Mariah Carey singles chronology
| "Emotions" (1991) | "Can't Let Go" (1991) | "Make It Happen" (1992) |

Music video
- "Can't Let Go" on YouTube

= Can't Let Go (Mariah Carey song) =

1991 single by Mariah Carey

"Can't Let Go" is a song recorded by American singer-songwriter Mariah Carey for her second studio album, Emotions (1991). Columbia Records released it as the album's second single in November 1991. Featuring synthesizers and drum programming, "Can't Let Go" is a breakup song in the form of an R&B and pop slow jam. The lyrics, written by Carey, are about post-breakup sadness. She composed the music and produced the song with Walter Afanasieff, who had previously worked on her 1990 single "Love Takes Time". Carey's vocal range spans more than three octaves; her delivery is predominately breathy and in a low register, with whistle notes in the song's introduction and ending.

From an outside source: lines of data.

Result: no change. 12050 sequences/s (-0.0%).

```diff
diff --git a/include/pcaa_hip.h b/include/pcaa_hip.h
--- a/include/pcaa_hip.h
+++ b/include/pcaa_hip.h
@@ -7,7 +7,7 @@
 extern "C" {
 #endif
 
-#define PCAA_ABI_VERSION 20
+#define PCAA_ABI_VERSION 21
 
 #define PCAA_OK 0
 #define PCAA_ERR_INVALID_ARG 1
@@ -159,6 +159,17 @@
                          int B, int T, int N, int C, float* frame_loss,
                          float* dpreds, long d_sb, long d_sc, long d_st, long d_sn,
                          float grad_scale, const float* grad_per_b, void* stream);
+int pcaa_chamfer_fwd_bwd_generic(const float* preds, long p_sb, long p_sc, long p_st, long p_sn,
+                                 const float* gts, long g_sb, long g_sc, long g_st, long g_sn,
+                                 int B, int T, int N, int C, float* frame_loss,
+                                 float* dpreds, long d_sb, long d_sc, long d_st, long d_sn,
+                                 float grad_scale, const float* grad_per_b, void* stream);
+int pcaa_chamfer_fwd_bwd_total(const float* preds, long p_sb, long p_sc, long p_st, long p_sn,
+                               const float* gts, long g_sb, long g_sc, long g_st, long g_sn,
+                               int B, int T, int N, int C, float* frame_loss,
+                               float* dpreds, long d_sb, long d_sc, long d_st, long d_sn,
+                               float grad_scale, const float* grad_per_b,
+                               float total_scale, float* total, int* ticket, void* stream);
 int pcaa_cross_entropy(const float* logits, const long long* target, int B, int K,
                        float* loss, float* dlogits, float grad_scale, long long* preds,
                        int* err_flag, void* stream);
@@ -329,6 +340,8 @@
                    float lr, float beta1, float beta2, float eps, int step, float grad_scale,
                    int max_blocks, void* stream);
 int pcaa_adam_advance(int* step_dev, float* coef_dev, float lr, float beta1, float beta2, void* stream);
+int pcaa_adam_advance_pair(int* step_dev_a, float* coef_dev_a, int* step_dev_b, float* coef_dev_b,
+                           float lr, float beta1, float beta2, void* stream);
 int pcaa_adam_step_dev(float* param, const float* grad, float* exp_avg, float* exp_avg_sq, long n,
                        float beta1, float beta2, float eps, const float* coef_dev, float grad_scale,
                        int max_blocks, void* stream);
diff --git a/opensetgaitrecognition_pcaa_amd/csrc/elementwise.hip b/opensetgaitrecognition_pcaa_amd/csrc/elementwise.hip
--- a/opensetgaitrecognition_pcaa_amd/csrc/elementwise.hip
+++ b/opensetgaitrecognition_pcaa_amd/csrc/elementwise.hip
@@ -561,13 +561,23 @@
   }
 }
 
-__global__ void adam_coef_kernel(int* __restrict__ step, float* __restrict__ coef, float lr, float b1, float b2) {
+__device__ __forceinline__ void adam_coef_advance(int* step, float* coef, float lr, float b1, float b2) {
   const int t = *step + 1;
   *step = t;
   const double bc1 = 1.0 - pow((double)b1, (double)t);
   const double bc2 = 1.0 - pow((double)b2, (double)t);
   coef[0] = (float)((double)lr / bc1);
   coef[1] = (float)(1.0 / sqrt(bc2));
+}
+
+__global__ void adam_coef_kernel(int* __restrict__ step, float* __restrict__ coef, float lr, float b1, float b2) {
+  adam_coef_advance(step, coef, lr, b1, b2);
+}
+
+__global__ void adam_coef_pair_kernel(int* step_a, float* coef_a, int* step_b, float* coef_b, float lr, float b1,
+                                      float b2) {
+  if (threadIdx.x == 0) adam_coef_advance(step_a, coef_a, lr, b1, b2);
+  else adam_coef_advance(step_b, coef_b, lr, b1, b2);
 }
 
 inline int grid_for(long work_items, int per_block = 256, int cap = 256 * 8) {
@@ -1133,6 +1143,15 @@
   PCAA_RETURN_LAUNCH_STATUS("pcaa_adam_advance");
 }
 
+extern "C" int pcaa_adam_advance_pair(int* step_dev_a, float* coef_dev_a, int* step_dev_b, float* coef_dev_b, float lr,
+                                      float beta1, float beta2, void* stream) {
+  PCAA_CHECK_ARG(step_dev_a && coef_dev_a && step_dev_b && coef_dev_b, "pcaa_adam_advance_pair: bad args");
+  PCAA_CHECK_ARG(step_dev_a != step_dev_b && coef_dev_a != coef_dev_b, "pcaa_adam_advance_pair: the two counts must differ");
+  hipLaunchKernelGGL(adam_coef_pair_kernel, dim3(1), dim3(2), 0, as_stream(stream), step_dev_a, coef_dev_a, step_dev_b,
+                     coef_dev_b, lr, beta1, beta2);
+  PCAA_RETURN_LAUNCH_STATUS("pcaa_adam_advance_pair");
+}
+
 extern "C" int pcaa_adam_step_dev(float* param, const float* grad, float* exp_avg, float* exp_avg_sq, long n,
                                   float beta1, float beta2, float eps, const float* coef_dev, float grad_scale,
                                   int max_blocks, void* stream) {
diff --git a/opensetgaitrecognition_pcaa_amd/csrc/losses.hip b/opensetgaitrecognition_pcaa_amd/csrc/losses.hip
--- a/opensetgaitrecognition_pcaa_amd/csrc/losses.hip
+++ b/opensetgaitrecognition_pcaa_amd/csrc/losses.hip
@@ -87,6 +87,175 @@
     }
   }
 }
+
+constexpr int CF_MAXN = 256;
+constexpr int CF_TILE = 128;
+
+template <int C>
+__global__ __launch_bounds__(256) void chamfer_fast_kernel(
+    const float* __restrict__ preds, long p_sb, long p_sc, long p_st, long p_sn,
+    const float* __restrict__ gts, long g_sb, long g_sc, long g_st, long g_sn,
+    int T, int N, float* frame_loss,
+    float* __restrict__ dpreds, long d_sb, long d_sc, long d_st, long d_sn,
+    float grad_scale, const float* __restrict__ grad_per_b,
+    float total_scale, float* __restrict__ total, unsigned* __restrict__ ticket) {
+  constexpr int RS = C == 4 ? 4 : 8;
+  extern __shared__ __attribute__((aligned(16))) float sm[];
+  const int NP = (N + 3) & ~3;
+  float* sg = sm;
+  float* sp = sg + NP * RS;
+  float* rg = sp + NP * RS;
+  float* rp = rg + NP;
+  int* nn = reinterpret_cast<int*>(rp + NP);
+  float* bestv = reinterpret_cast<float*>(nn + 2 * NP);
+  double* red = reinterpret_cast<double*>(bestv + 2 * NP);
+  int* flag = reinterpret_cast<int*>(red + 16);
+
+  const int tid = threadIdx.x, nthreads = blockDim.x;
+  const int frame = blockIdx.x;
+  const int b = frame / T, t = frame - b * T;
+  const float* pb = preds + b * p_sb + t * p_st;
+  const float* gb = gts + b * g_sb + t * g_st;
+
+  for (int n = tid; n < NP; n += nthreads) {
+    if (n < N) {
+      float a = 0.f, q = 0.f;
+#pragma unroll
+      for (int c = 0; c < C; ++c) {
+        const float gv = gb[c * g_sc + n * g_sn], pv = pb[c * p_sc + n * p_sn];
+        sg[n * RS + c] = gv;
+        sp[n * RS + c] = pv;
+        a = fmaf(gv, gv, a);
+        q = fmaf(pv, pv, q);
+      }
+      rg[n] = a;
+      rp[n] = q;
+    } else {
+      nn[NP + n] = -1;
+    }
+  }
+  __syncthreads();
+
+  {
+    const int wave = __builtin_amdgcn_readfirstlane(tid >> 6), lane = tid & 63;
+    const int nwd = nthreads >> 7;
+    const bool dir1 = wave < nwd;
+    const int base = (dir1 ? wave : wave - nwd) * CF_TILE;
+    const float* mine = dir1 ? sp : sg;
+    const float* rmine = dir1 ? rp : rg;
+    const float* other = dir1 ? sg : sp;
+    const float* rother = dir1 ? rg : rp;
+    const int i0 = base + lane, i1 = i0 + 64;
+    const int m0 = min(i0, N - 1), m1 = min(i1, N - 1);
+    float v0[C], v1[C];
+#pragma unroll
+    for (int c = 0; c < C; ++c) { v0[c] = mine[m0 * RS + c]; v1[c] = mine[m1 * RS + c]; }
+    const float r0 = rmine[m0], r1 = rmine[m1];
+    float best0 = 3.4e38f, best1 = 3.4e38f;
+    int bi0 = 0, bi1 = 0;
+#pragma unroll 4
+    for (int o = 0; o < N; ++o) {
+      float row[C];
+      if constexpr (C == 4) {
+        const f32x4 r = *reinterpret_cast<const f32x4*>(other + o * RS);
+        row[0] = r.x; row[1] = r.y; row[2] = r.z; row[3] = r.w;
+      } else {
+#pragma unroll
+        for (int c = 0; c < C; ++c) row[c] = other[o * RS + c];
+      }
+      const float ro = rother[o];
+      float d0 = 0.f, d1 = 0.f;
+#pragma unroll
+      for (int c = 0; c < C; ++c) { d0 = fmaf(row[c], v0[c], d0); d1 = fmaf(row[c], v1[c], d1); }
+      const float P0 = (ro + r0) - 2.f * d0;
+      const float P1 = (ro + r1) - 2.f * d1;
+      if (P0 < best0) { best0 = P0; bi0 = o; }
+      if (P1 < best1) { best1 = P1; bi1 = o; }
+    }
+    const int off = dir1 ? 0 : NP, ioff = dir1 ? 0 : N;
+    if (i0 < N) { nn[off + i0] = bi0; bestv[ioff + i0] = best0; }
+    if (i1 < N) { nn[off + i1] = bi1; bestv[ioff + i1] = best1; }
+  }
+  __syncthreads();
+
+  if (tid < 64) {
+    float tot = 0.f;
+#pragma unroll
+    for (int k = 0; k < 4; ++k) {
+      const int v = k * 64 + tid;
+      float loss = 0.f;
+      if (v < 2 * N) loss += bestv[v];
+      if (v + 256 < 2 * N) loss += bestv[v + 256];
+      loss = wave_sum(loss);
+      tot += loss;
+    }
+    if (tid == 0) {
+      if (ticket != nullptr) {
+        __hip_atomic_store(frame_loss + frame, tot, __ATOMIC_RELAXED, __HIP_MEMORY_SCOPE_AGENT);
+        asm volatile("s_waitcnt vmcnt(0)" ::: "memory");
+        const unsigned prev = __hip_atomic_fetch_add(ticket, 1u, __ATOMIC_RELAXED, __HIP_MEMORY_SCOPE_AGENT);
+        *flag = prev == gridDim.x - 1 ? 1 : 0;
+      } else {
+        frame_loss[frame] = tot;
+      }
+    }
+  }
+
+  if (dpreds) {
+    const float tw = 2.f * (grad_scale * (grad_per_b ? grad_per_b[b] : 1.f));
+    float* db = dpreds + b * d_sb + t * d_st;
+    for (int n = tid; n < N; n += nthreads) {
+      float pv[C], g[C];
+      const int j = nn[n];
+#pragma unroll
+      for (int c = 0; c < C; ++c) {
+        pv[c] = sp[n * RS + c];
+        g[c] = tw * (pv[c] - sg[j * RS + c]);
+      }
+      for (int i = 0; i < NP; i += 4) {
+        const int4 q = *reinterpret_cast<const int4*>(nn + NP + i);
+        const int qq[4] = {q.x, q.y, q.z, q.w};
+#pragma unroll
+        for (int u = 0; u < 4; ++u) {
+          if (qq[u] == n) {
+#pragma unroll
+            for (int c = 0; c < C; ++c) g[c] = __builtin_fmaf(tw, pv[c] - sg[(i + u) * RS + c], g[c]);
+          }
+        }
+      }
+#pragma unroll
+      for (int c = 0; c < C; ++c) db[c * d_sc + n * d_sn] = g[c];
+    }
+  }
+
+  if (ticket == nullptr) return;
+  __syncthreads();
+  if (*flag == 0) return;
+  __builtin_amdgcn_fence(__ATOMIC_ACQUIRE, "wavefront");
+  const long nframes = gridDim.x;
+  for (int k = 0; k * nthreads < 1024; ++k) {
+    const int v = tid + k * nthreads;
+    double acc = 0.0;
+    for (long i = v; i < nframes; i += 1024)
+      acc += (double)__hip_atomic_load(frame_loss + i, __ATOMIC_RELAXED, __HIP_MEMORY_SCOPE_AGENT);
+    acc = wave_sum_d(acc);
+    if ((tid & 63) == 0) red[v >> 6] = acc;
+  }
+  __syncthreads();
+  if (tid == 0) {
+    __hip_atomic_store(ticket, 0u, __ATOMIC_RELAXED, __HIP_MEMORY_SCOPE_AGENT);
+    double s = 0.0;
+    for (int i = 0; i < 16; ++i) s += red[i];
+    total[0] = (float)(s * (double)total_scale);
+  }
+}
+
+size_t chamfer_fast_lds(int N, int C) {
+  const size_t NP = ((size_t)N + 3) & ~(size_t)3, RS = C == 4 ? 4 : 8;
+  return (2 * NP * RS + 2 * NP + 4 * NP) * sizeof(float) + 16 * sizeof(double) + 16;
+}
+
+bool chamfer_fast_ok(int N, int C) { return (C == 4 || C == 5) && N <= CF_MAXN; }
 
 __global__ __launch_bounds__(256) void cross_entropy_kernel(const float* __restrict__ logits,
                                                             const long long* __restrict__ target, int B,
@@ -124,24 +293,85 @@
 
 }
 
+static int chamfer_generic(const float* preds, long p_sb, long p_sc, long p_st, long p_sn,
+                           const float* gts, long g_sb, long g_sc, long g_st, long g_sn,
+                           int B, int T, int N, int C, float* frame_loss, float* dpreds,
+                           long d_sb, long d_sc, long d_st, long d_sn, float grad_scale,
+                           const float* grad_per_b, void* stream, const char* who) {
+  PCAA_CHECK_ARG(preds && gts && frame_loss, "%s: null pointer", who);
+  PCAA_CHECK_ARG(B >= 1 && T >= 1 && N >= 1 && C >= 1 && C <= MAXC, "%s: need 1<=C<=%d (C=%d)", who, MAXC, C);
+  const size_t lds = ((size_t)2 * N * MAXC + 4 * (size_t)N) * sizeof(float);
+  PCAA_CHECK_ARG(lds <= 150 * 1024, "%s: N=%d too large for one LDS tile", who, N);
+  if (lds > 64 * 1024) {
+    hipError_t e = hipFuncSetAttribute(reinterpret_cast<const void*>(chamfer_kernel),
+                                       hipFuncAttributeMaxDynamicSharedMemorySize, (int)lds);
+    if (e != hipSuccess) { pcaa_set_error("%s: cannot raise LDS limit: %s", who, hipGetErrorString(e)); return PCAA_ERR_LAUNCH; }
+  }
+  hipLaunchKernelGGL(chamfer_kernel, dim3((unsigned)(B * T)), dim3(CH_THREADS), lds, as_stream(stream),
+                     preds, p_sb, p_sc, p_st, p_sn, gts, g_sb, g_sc, g_st, g_sn, T, N, C, frame_loss,
+                     dpreds, d_sb, d_sc, d_st, d_sn, grad_scale, grad_per_b);
+  PCAA_RETURN_LAUNCH_STATUS(who);
+}
+
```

Music critics considered "Can't Let Go" a vocal showcase for Carey but gave the composition mixed reviews. In the United States, "Can't Let Go" received significant airplay across adult contemporary, contemporary hit, and urban contemporary radio formats. It peaked at number two on the Billboard Hot 100 chart and ended her streak of five consecutive number one songs dating to her debut, "Vision of Love". "Can't Let Go" also became her lowest-charting single in Australia, New Zealand, and the Netherlands, at the time. Elsewhere, the song peaked within the top ten on sales and airplay charts in Canada and at number twenty in the United Kingdom. The Recording Industry Association of America certified it gold.

Jim Sonzero directed the black and white music video, which depicts Carey singing alone in an empty house. She performed "Can't Let Go" on several American and British television programs such as MTV Unplugged, Saturday Night Live, and Top of the Pops. Carey sang it during her 2006 concert tour The Adventures of Mimi and the Las Vegas residencies The Butterfly Returns and The Celebration of Mimi. "Can't Let Go" is featured on her compilation albums Greatest Hits (2001) and The Ballads (2008).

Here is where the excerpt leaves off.